I have tried using the "Remove Content Control when Populated" feature on Word and copying the setting over from the template document. However, streaming the XML does not count as "populating" so the content controls remain. I have also tried using a for loop to iterate through each content control and delete it while retaining the text inside, but this either removes all information.


Solution

  • To resolve the issue of content controls causing errors when parsing the final Word document, it may be possible to replace the placeholders used in the document with the appropriate values from the XML file. This can be achieved using XPath to locate the data in the XML file, and then replacing the placeholder text with this data.

    Here is an example of how you could modify the existing code to replace placeholders in the Word document with data from the XML file:

    using var doc = WordprocessingDocument.Open(documentPath, true); var mainPart = doc.MainDocumentPart;

            // Get the XML string from the main part and trim the white spaces
            string xmlString = mainPart.Document.InnerXml.TrimStart();
    
            // Load the trimmed XML string into an XmlDocument
            var xmlDocument = new XmlDocument();
            xmlDocument.LoadXml(xmlString);
    
            var namespaceManager = new XmlNamespaceManager(xmlDocument.NameTable);
            namespaceManager.AddNamespace("w", "http://schemas.openxmlformats.org/wordprocessingml/2006/main");
    
    
    
    
            foreach (var control in mainPart.RootElement.Descendants<SdtElement>().ToList())
            {
                var placeholdertext = control.Descendants<Text>().FirstOrDefault()?.Text;
                var text = "";
                //Console.WriteLine($"Content control before processing: {control.OuterXml}");
    
                var dataBinding = control.Descendants<DataBinding>().FirstOrDefault();
                if (dataBinding != null)
                {
                    var xpath = dataBinding.XPath.Value;
                   // Console.WriteLine($"Data binding XPath: {xpath}");
                    var node = xmlDocument.SelectSingleNode(xpath, namespaceManager);
                    var value = node?.InnerText;
                    text = node?.InnerText;
                  // Console.WriteLine($"Found content control with text: {value}");
                    //Console.WriteLine($"Value found for XPath '{xpath}': {value}");
                }
                else
                {
                   // Console.WriteLine("Content control has no data binding.");
                }
                foreach (var t in control.Descendants<Text>())
                {
                    t.Text = text;
                }
            }
    

    In this code,The WordprocessingDocument.Open() method is called to open the Word document at documentPath in edit mode (true flag).

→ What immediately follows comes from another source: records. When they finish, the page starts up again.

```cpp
enum KernelClass {
  KC_SPLITK_EPILOGUE = KC_CONV_COUNT, KC_FIRST_CONV, KC_POOL, KC_UPCAT, KC_HEAD, KC_HEAD_UP, KC_TIME_BIAS, KC_UPDATE, KC_METRICS,
  KC_WASSERSTEIN, KC_RESAMPLE, KC_FUSED, KC_PAIR_METRICS,
  KC_COUNT
};
struct ProfileScope {
  ProfileScope(int cls, double flops, double bytes, hipStream_t s);
  ~ProfileScope();
  int slot;
// ... 44 lines not shown
  int splits;
  float *slab;
  int bm, bn;
  int kind;
  const float *x3;
  const float *w3;
  int x3_hw, x3_imgs, x3_c;
  const float *in2;
  const float *w2;
  const float *bias2;
  int cin2_p, cin2_real;
  float *pool_out;
  const float *in_b, *in2_b;
  int cc_a, b_stride;
  const float *head_w, *head_b;
  float *head_out;
  int head_c, head_cin;
  const float *tbc;
  int n_dup, dup_rows;
  int dup_skip;
  int skip_out;
  int dup_stage2;
  int ccw, ccw2;
};

int launch_conv(const ConvParams &p, hipStream_t s);
int launch_conv_bf16x6(const ConvParams &p, hipStream_t s);
int launch_conv_strip(const ConvParams &p, hipStream_t s);
struct ConvKernel { ConvForm form; void (*fn)(ConvParams); };
template <size_t N>
inline const ConvKernel &conv_kernel_of(const ConvKernel (&table)[N], const ConvParams &p) {
  for (const ConvKernel &k : table)
    if (k.form.kind == p.kind && k.form.bm == p.bm && k.form.bn == p.bn) return k;
  return table[0];
}
int launch_pack_conv_bf16x3(const float *w_oihw, void *wp, int cout, int cin, int ksize, int cin_p, int cin_w, int n_p,
                            int split_c, int split_cp, hipStream_t s);
constexpr int kSplitMaxRows = 32768;

struct ConvChoice { int bm, bn, splits, kind, fuse; };
struct ConvLayer {
  int M, W;
  int n_p, cin_p;
  int taps;
  bool splittable;
  bool foldable;
// ... 51 lines not shown
```

Baseline: 358,700.

## Precompute magic-number row divisors and read epilogue params lazily from kernarg

```diff
diff --git a/distillation_trajectories_amd/csrc/build.py b/distillation_trajectories_amd/csrc/build.py
--- a/distillation_trajectories_amd/csrc/build.py
+++ b/distillation_trajectories_amd/csrc/build.py
@@ -6,7 +6,7 @@
 HERE = os.path.dirname(os.path.abspath(__file__))
 SOURCES = ["dt_conv.hip", "dt_conv_bf16.hip", "dt_conv_strip.hip", "dt_layers.hip", "dt_update.hip", "dt_metrics.hip", "dt_fused.hip", "dt_unet.hip",
            "dt_featnet.hip", "dt_inception.hip", "dt_pca.hip", "dt_fid.hip", "dt_lpips.hip", "dt_tsne.hip", "dt_quality.hip", "dt_quality_stream.hip", "dt_edit.hip", "dt_rng.hip"]
-HEADERS = ["dt_internal.h", "dt_conv_forms.h", "dt_batch.h", "dt_dense64.h", "dt_quality_math.h", "dt_featnet.h", "dt_conv_epilogue.h", "dt_conv_walk.h", "dt_update_math.h", "dt_fused.h", os.path.join("..", "..", "include", "dt_hip.h"),
+HEADERS = ["dt_internal.h", "dt_conv_forms.h", "dt_conv_rows.h", "dt_batch.h", "dt_dense64.h", "dt_quality_math.h", "dt_featnet.h", "dt_conv_epilogue.h", "dt_conv_walk.h", "dt_update_math.h", "dt_fused.h", os.path.join("..", "..", "include", "dt_hip.h"),
            os.path.join("..", "..", "include", "dt_hip_noise.h"),
            os.path.join("..", "..", "include", "dt_hip_inception.h"),
            os.path.join("..", "..", "include", "dt_hip_pca.h"),
diff --git a/distillation_trajectories_amd/csrc/dt_conv.hip b/distillation_trajectories_amd/csrc/dt_conv.hip
--- a/distillation_trajectories_amd/csrc/dt_conv.hip
+++ b/distillation_trajectories_amd/csrc/dt_conv.hip
@@ -18,6 +18,7 @@
   const int half = lane >> 5, l31 = lane & 31;
   const int m0 = blockIdx.x * BM, n0 = blockIdx.y * BN;
   const int HW = p.H * p.W;
+  const ConvRowMath rm = kernarg_row_math();
 
   int a_off[A_PER], a_off2[A_PER], a_y[A_PER], a_x[A_PER];
   bool a_ok[A_PER];
@@ -29,9 +30,9 @@
     const int m = m0 + row;
     a_ok[j] = m < p.M;
     const int mm = a_ok[j] ? m : 0;
-    const int b = mm / HW, rem = mm - b * HW;
-    a_y[j] = rem / p.W;
-    a_x[j] = rem - a_y[j] * p.W;
+    const RowPixel px = row_pixel(mm, HW, p.W, rm);
+    a_y[j] = px.y;
+    a_x[j] = px.x;
     a_off[j] = mm * p.cin_p + lslot * 4;
     a_off2[j] = mm * p.cin2_p + lslot * 4;
     a_lds[j] = q * 4;
@@ -107,7 +108,7 @@
     __syncthreads();
   }
 
-  conv_epilogue<BM, BN, 1>(p, acc, lds, m0, n0, wm, wn, half, l31);
+  conv_epilogue<BM, BN, 1, false, true>(p, acc, lds, m0, n0, wm, wn, half, l31);
 }
 
 int launch_splitk_epilogue(const ConvParams &p, hipStream_t s);
@@ -115,8 +116,11 @@
 #define DT_GEMM_ROW(cls, kind, bm, bn, kc, wk) {{kind, bm, bn, kc, wk, cls}, conv_gemm_kernel<bm, bn>},
 static const ConvKernel kGemmKernels[] = {DT_CONV_FORMS_FP32(DT_GEMM_ROW)};
 
-int launch_conv(const ConvParams &p, hipStream_t s) {
+int launch_conv(const ConvParams &p_in, hipStream_t s) {
+  ConvParams p = p_in;
   if (!p.in || !p.w || !p.scale || !p.shift || !p.out) return DT_E_NULL;
+  if (p.H < 1 || p.W < 1) return DT_E_SHAPE;
+  p.rm = make_row_math(p.H, p.W, p.m_per_tb, p.x3_imgs);
   if (p.cin_p % 16 || p.cout_p % 16 || p.n_p % kNPad || p.M <= 0) return DT_E_SHAPE;
   if ((long long)p.M * p.cin_p >= (1ll << 31) || (long long)p.M * p.cout_p * (p.n_dup > 1 ? p.n_dup : 1) >= (1ll << 31)) return DT_E_SHAPE;
   if (const int st = conv_admissible(p)) return st;
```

This returns a WordprocessingDocument object, which provides access to the main document part of the Word document through its MainDocumentPart property.

    The InnerXml property of the Document property of the MainDocumentPart is used to obtain the XML string representation of the Word document's contents. This XML string is then trimmed to remove any leading white spaces before being loaded into an XmlDocument object.

    An XmlNamespaceManager object is created to manage the namespaces used in the XML document. In this case, it adds the namespace "w" with the value "http://schemas.openxmlformats.org/wordprocessingml/2006/main".

    A foreach loop iterates through all SdtElement descendants of the root element of the main part. SdtElement represents a content control in the Word document.

    For each content control, the code checks whether it has a DataBinding child element. If it does, it extracts the XPath expression from the DataBinding element, then uses the SelectSingleNode() method of the XmlDocument object to retrieve the XML node that matches the XPath expression. The inner text of that node is then assigned to the text variable. If the content control has no DataBinding child, then text is left empty.

    Finally, the code iterates through all Text descendants of the content control and sets their Text property to the text variable. This effectively populates the content control with data from the XML file.